* **Try it**: Every line of the listing that holds the word "auto" should be returned.
=== Section Start ===
-            const uint32_t e = ends[tid], st = tid ? ends[tid - 1] + 1 : 0;
-            rec = (st << 16) | e;
-            const uint64_t key = (uint64_t)__double_as_longlong(xs[e]);
-            klo = (uint32_t)key;
-            khi = (uint32_t)(key >> 32);
+        if (REGSTAT && from_flags) {
+            uint32_t *starts = ends;
+            uint32_t base = 0;
+#pragma unroll
+            for (int m = 0; m < RNP; ++m) {
+                const uint64_t fa = rs_fa[m], fb = rs_fb[m];
+                const bool sa = ((fa >> tid) & 1ull) != 0, sb = ((fb >> tid) & 1ull) != 0;
+                const uint32_t at = base + mask_below(fa) + mask_below(fb);
+                const uint32_t jx = 2u * (tid + 64u * (uint32_t)m);
+                if (sa) starts[at] = jx;
+                if (sb) starts[at + (sa ? 1u : 0u)] = jx + 1;
+                base += (uint32_t)__popcll(fa) + (uint32_t)__popcll(fb);
+            }
+            __syncthreads();
+            if (tid < R) {
+                const uint32_t st = starts[tid], e = (tid + 1 < R) ? starts[tid + 1] - 1 : n - 1;
+                rec = (st << 16) | e;
+                const uint64_t key = (uint64_t)__double_as_longlong(xs[e]);
+                klo = (uint32_t)key;
+                khi = (uint32_t)(key >> 32);
+            }
+        } else {
+            const uint32_t C = (n + 63) >> 6, j0 = tid * C;
+            uint32_t cnt = 0;
+            for (uint32_t k = 0; k < C; ++k) {
+                const uint32_t j = j0 + k;
+                if (j < n && (j + 1 >= n || xs[j + 1] != xs[j])) ++cnt;
+            }
+            uint32_t pos = wave_incl_scan_u32(cnt) - cnt;
+            for (uint32_t k = 0; k < C; ++k) {
+                const uint32_t j = j0 + k;
+                if (j < n && (j + 1 >= n || xs[j + 1] != xs[j])) ends[pos++] = j;
+            }
+            __syncthreads();
+            if (tid < R) {
+                const uint32_t e = ends[tid], st = tid ? ends[tid - 1] + 1 : 0;
+                rec = (st << 16) | e;
+                const uint64_t key = (uint64_t)__double_as_longlong(xs[e]);
+                klo = (uint32_t)key;
+                khi = (uint32_t)(key >> 32);
+            }
         }
         uint32_t rank = 0;
         for (uint32_t q = 0; q < R; ++q) {
@@ -644,15 +682,20 @@
             const bool less = qhi < khi || (qhi == khi && (qlo < klo || (qlo == klo && q < tid)));
             rank += less ? 1u : 0u;
         }
-        if (tid < R) srt[rank] = rec;
-        __syncthreads();
+        if constexpr (RLEKEEP) {
+            const uint32_t got = (uint32_t)__builtin_amdgcn_ds_permute((int)(((tid < R) ? rank : 63u) << 2), (int)rec);
+            rle_rec = (tid < R) ? got : 0u;
+        } else {
+            if (tid < R) srt[rank] = rec;
+            __syncthreads();
+        }
     };
-    auto rle_small_group = [&]() -> RleLane {
+    auto rle_small_group = [&](const bool kept) -> RleLane {
         const uint32_t *srt = (const uint32_t *)AB;
         const uint32_t R = rle_R;
         RleLane g;
         g.live = tid < R;
-        g.rec = g.live ? srt[tid] : 0u;
+        g.rec = kept ? rle_rec : g.live ? srt[tid] : 0u;
         const uint64_t key = g.live ? (uint64_t)__double_as_longlong(xs[g.rec & 0xffffu]) : 0ull;
         const uint32_t plo = dpp_u32<0x111, 0xf>((uint32_t)key), phi = dpp_u32<0x111, 0xf>((uint32_t)(key >> 32));
         g.head = g.live && (tid == 0 || plo != (uint32_t)key || phi != (uint32_t)(key >> 32));
@@ -662,7 +705,8 @@
         const uint32_t next = after ? tid + 1 + (uint32_t)__builtin_ctzll(after) : R;
         g.cnt = next - tid;
         g.hb = g.head ? value_bytes(bitdepth, xs[g.rec & 0xffffu]) + vlen(g.cnt) : 0u;
-        g.hb_total = wave_sum_u32(g.hb);
+        g.hbs = wave_incl_scan_u32(g.hb);
+        g.hb_total = (uint32_t)__builtin_amdgcn_readlane((int)g.hbs, 63);
         return g;
     };
     if (run_rle) {
@@ -685,8 +729,8 @@
         const uint32_t minval = (bitdepth == 0) ? 8u : 1u;
         rle_lb = 3 + rle_ib + (rle_R >= 2 ? 2u : 1u) * (minval + 1);
         if (W == 1 && rle_R <= 16 && ab_bytes >= 128) {
-            rle_small_build();
-            const RleLane g = rle_small_group();
+            rle_small_build(reg_stats);
+            const RleLane g = rle_small_group(RLEKEEP);
             rle_D = g.D;
             rle_size = 2 + vlen(g.D) + g.hb_total + rle_ib;
             rle_small = true;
=== Section End ===
* **Result of the task**:
-    auto rle_small_group = [&]() -> RleLane {
+    auto rle_small_group = [&](const bool kept) -> RleLane {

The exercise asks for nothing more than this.